In 2012 werd landelijk een systeem ingevoerd om scholen die uitzonderlijk goed onderwijs verzorgen een extra waardering te geven in de vorm van een predicaat voor excellentie. Voor een termijn van drie jaar mochten de uitverkoren scholen een bordje naast de ingang hangen, waarop duidelijk zichtbaar was dat ze ‘excellent’ zouden zijn. Het idee hierachter leek destijds prijzenswaardig, namelijk dat andere, niet-excellente scholen iets konden opsteken van de uitverkoren scholen die wel een excellent profiel bleken te hebben én om Nederland als onderwijsland weer bij de top van de wereld te krijgen. Leren van elkaar werd vervolgens concurreren met elkaar. Want wie wil er nou niet dat zijn kind op de meest excellente school in de buurt onderwijs krijgt?
NOG
Het onderwijs is geen oliebollentest
-Wat veelal niet duidelijk was voor de buitenwereld, was de manier waarop een school het felbegeerde predicaat der excellentie kon bemachtigen. Voor velen leken de chocoladeletters op de websites van de gelauwerde scholen, de media-aandacht en het bordje naast de deur voldoende te zijn om een kind te plaatsen op een excellente school. En daar zat onder andere de crux. Want wat zegt zo’n predicaat over het totaalbeeld en de kwaliteit van het onderwijs op een desbetreffende school?
Het belangrijkste punt was in elk geval het feit dat een school, om überhaupt in aanmerking te komen voor een excellent-profiel, als ‘goed’ moest worden gekwalificeerd door de Onderwijsinspectie. Vervolgens konden scholen zich aanmelden wanneer ze een bijzondere en onderscheidende aanpak hanteerden of met vernieuwende projecten aan de slag waren. Veel extra energie, papierwerk, organisatie, gesprekken en beoordelingen door diverse beoordelingscommissies werden ingezet en gezien als investering voor het wel of niet ontvangen van een excellentie predicaat. Dit was voor een aantal scholen in het verleden al een reden om af te zien van deelname en weer over te gaan op waar ze de goede beoordeling van de Onderwijsinspectie voor hadden gekregen, namelijk het verzorgen van degelijk en deugdelijk onderwijs.

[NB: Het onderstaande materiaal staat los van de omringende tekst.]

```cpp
int jit_asm_source(const Lowered& P, const std::vector<GenSpec>& specs, const std::vector<uint32_t>& gconsts,
                   uint32_t kernels, std::string& out, std::string& err) {
  try {
    Gen g(P, specs, gconsts);
    std::ostringstream o;
    o << kAsmMarker << "\n  .amdgcn_target \"amdgcn-amd-amdhsa--gfx950\"\n  .amdhsa_code_object_version 6\n";
    if (kernels & JIT_EVAL) try {
      if (const char* st = getenv("MYTHGPU_JIT_ASM_SPILL_TEST")) throw AsmFail{"out of VGPRs (spill test " + std::string(st) + ")"};
      g.eval_kernel = true;
      g.tiled = (kernels & JIT_EVAL_TILED) || getenv("MYTHGPU_JIT_ASM_TILED");
      g.analyse();
      g.depth = Gen::prefetch_env() ? Gen::prefetch_env() : 8u;
      g.caches = false;
      std::string ks;
      int nv;
      try {
        ks = g.kernel_eval("mgj_eval");
        nv = g.meta_vgpr["mgj_eval"];
      } catch (const AsmFail&) {
        nv = 256;
      }
      const int waves = std::max(1, std::min(8, 512 / ((nv + 7) / 8 * 8)));
      const int budget = std::min(256, 512 / waves / 8 * 8);
      g.caches = true;
      g.vsoft = budget;
      g.labels = 0;
      ks = g.kernel_eval("mgj_eval");
      if (!Gen::prefetch_env()) {
        for (int d = std::min(60, 8 + budget - nv); d > 8; d -= 4) {
          g.depth = (uint32_t)d;
          g.labels = 0;
          try {
            std::string k2 = g.kernel_eval("mgj_eval");
            if (g.meta_vgpr["mgj_eval"] <= budget) {
              ks = k2;
              break;
            }
          } catch (const AsmFail&) {
            g.meta_vgpr["mgj_eval"] = 1 << 20;
          }
        }
        if (g.meta_vgpr["mgj_eval"] > budget) {
          g.depth = 8;
          g.labels = 0;
          ks = g.kernel_eval("mgj_eval");
        }
      }
      if (g.tiled && Gen::glds_env()) {
        const std::string vks = ks;
        const uint32_t vdepth = g.depth;
        const int vnv = g.meta_vgpr["mgj_eval"];
        const uint32_t M = (uint32_t)g.rows.size();
        auto depth_for = [&](int nv) {
          if (Gen::glds_fixed()) return std::min<uint32_t>(Gen::glds_fixed(), M);
          const int w = std::max(1, std::min(8, 512 / ((nv + 7) / 8 * 8)));
          const int slots = 160 / w;
          return std::min<uint32_t>({32u, M, (uint32_t)std::max(1, (slots - 1) / 2)});
        };
        g.gdepth = depth_for(vnv);
        bool ok = true;
        try {
          g.labels = 0;
          ks = g.kernel_eval("mgj_eval");
          const uint32_t d2 = depth_for(g.meta_vgpr["mgj_eval"]);
          if (d2 != g.gdepth) {
            g.gdepth = d2;
            g.labels = 0;
            ks = g.kernel_eval("mgj_eval");
          }
        } catch (const AsmFail&) {
          ok = false;
        }
        if (!ok || (!Gen::glds_fixed() && g.gdepth <= vdepth)) {
          g.gdepth = 0;
          g.depth = vdepth;
          g.glds = false;
          ks = vks;
          g.meta_vgpr["mgj_eval"] = vnv;
        }
      }
      if (!getenv("MYTHGPU_JIT_ASM_NOPOOL")) {
        std::vector<std::pair<uint32_t, uint32_t>> by;
        for (const auto& kv : g.census)
          if (kv.second >= 2) by.push_back({kv.second, kv.first});
        std::sort(by.begin(), by.end(), [](const auto& a, const auto& b) { return a.first > b.first; });
        const int room = std::max(0, 96 - g.meta_vgpr["mgj_eval"]);
        for (size_t i = 0; i < by.size() && (int)i < room; i++) g.pool[by[i].second] = kV0 + (int)i;
        if (!g.pool.empty()) {
          g.labels = 0;
          ks = g.kernel_eval("mgj_eval");
        }
      }
      o << ks << metadata_eval(g.meta_vgpr["mgj_eval"], g.meta_sgpr["mgj_eval"], g.eval_lds_bytes());
      out = o.str();
      return MG_OK;
    } catch (const AsmFail& f) {
      const char* ns = getenv("MYTHGPU_JIT_ASM_NO_SPILL");
      if ((ns && ns[0] == '1') || f.why.find("out of VGPRs") == std::string::npos) throw;
      Gen g2(P, specs, gconsts);
      g2.eval_kernel = true;
      g2.tiled = (kernels & JIT_EVAL_TILED) || getenv("MYTHGPU_JIT_ASM_TILED");
      g2.analyse();
      g2.spill_on = true;
      g2.depth = 8;
      g2.gdepth = 0;
      g2.caches = true;
      g2.vsoft = 256;
      if (const char* st = getenv("MYTHGPU_JIT_ASM_SPILL_TEST")) g2.vhard = g2.vsoft = std::max(24, std::min(256, atoi(st)));
      g2.labels = 0;
      std::string ks;
      try {
        ks = g2.kernel_eval("mgj_eval");
      } catch (const AsmFail& f2) {
        if (f2.why.find("spill slots") == std::string::npos) throw;
        g2.solo = true;
        g2.labels = 0;
        ks = g2.kernel_eval("mgj_eval");
      }
      o << ks << metadata_eval(g2.meta_vgpr["mgj_eval"], g2.meta_sgpr["mgj_eval"], g2.eval_lds_bytes());
      out = o.str();
      return MG_OK;
    }
    g.analyse();
    g.gen_kernel = false;
    g.caches = false;
    std::string ks;
    int v0;
    try {
      ks = g.kernel("mgj_search");
      v0 = g.meta_vgpr["mgj_search"];
      if (getenv("MYTHGPU_JIT_ASM_VREPORT")) fprintf(stderr, "mythgpu asm: pass-1 VGPRs %d\n", v0);
    } catch (const AsmFail&) {
      v0 = 256;
      g.census.clear();
    }
    g.caches = true;
    g.vsoft = occupancy_step(v0);
    if (Gen::sgkey_env() >= 0) {
      g.sgkey = Gen::sgkey_env() == 1;
    } else if (!ks.empty()) {
      size_t sa = 0, va = 0;
      std::istringstream in(ks);
      for (std::string ln; std::getline(in, ln);) {
        if (ln.rfind("  v_", 0) == 0) va++;
        else if (ln.rfind("  s_", 0) == 0 && ln.rfind("  s_waitcnt", 0) && ln.rfind("  s_nop", 0) &&
                 ln.rfind("  s_branch", 0) && ln.rfind("  s_cbranch", 0) && ln.rfind("  s_endpgm", 0))
          sa++;
      }
      g.sgkey = va && (double)sa < kSgkeyRatio * (double)va;
    }
    {
      std::vector<std::pair<uint32_t, uint32_t>> by;
      static const uint32_t pool_min = [] {
        const char* g = getenv("MYTHGPU_JIT_ASM_POOL_MIN");
        return g ? (uint32_t)std::max(1, atoi(g)) : 2u;
      }();
      if (!getenv("MYTHGPU_JIT_ASM_NOPOOL"))
        for (const auto& kv : g.census)
          if (kv.second >= pool_min) by.push_back({kv.second, kv.first});
      std::sort(by.begin(), by.end(), [](const auto& a, const auto& b) { return a.first > b.first; });
      const int room = std::max(0, std::min(96, g.vsoft) - v0);
      for (size_t i = 0; i < by.size() && (int)i < room; i++) g.pool[by[i].second] = kV0 + (int)i;
      g.labels = 0;
      ks = g.kernel("mgj_search");
    }
    o << ks;
    const bool with_gen = (kernels & JIT_GEN) != 0;
    if (with_gen) {
      g.gen_kernel = true;
      o << g.kernel("mgj_gen");
    }
    o << metadata(g.meta_vgpr, g.meta_sgpr, with_gen, g.meta_lds);
    out = o.str();
    return MG_OK;
  } catch (const AsmFail& f) {
    err = f.why;
    return MG_E_UNSUPPORTED;
  } catch (const std::exception& x) {
    err = std::string("assembly tier: ") + x.what();
    return MG_E_UNSUPPORTED;
  }
}

}
```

Er ontstond vervolgens een vorm van oneerlijke concurrentie door de invoering van de predicaten voor excellente scholen, doordat de politiek een perverse prikkel aan het onderwijs gaf, in plaats van een eerlijke(re) en algemene(re) aanpak om het dalende niveau van ons onderwijs aan te pakken. Paul van Meenen (D66) zag dit ook al een tijd gebeuren en vond dat het onderwijs op deze manier te veel een wedstrijd was geworden tussen scholen onderling. Op Twitter vergeleek hij het toekennen van de predicaten ‘goed’ en ‘excellent’ met een ‘oliebollentest’ en hij pleitte ervoor om weer volledig in te zetten op de basisvaardigheden, in de vorm van rekenen en taal. Van Meenen diende onlangs een motie in om de predicaten voor excellente scholen af te schaffen. Van de 150 leden in de Tweede Kamer stemden er 87 voor, waardoor de motie is aangenomen.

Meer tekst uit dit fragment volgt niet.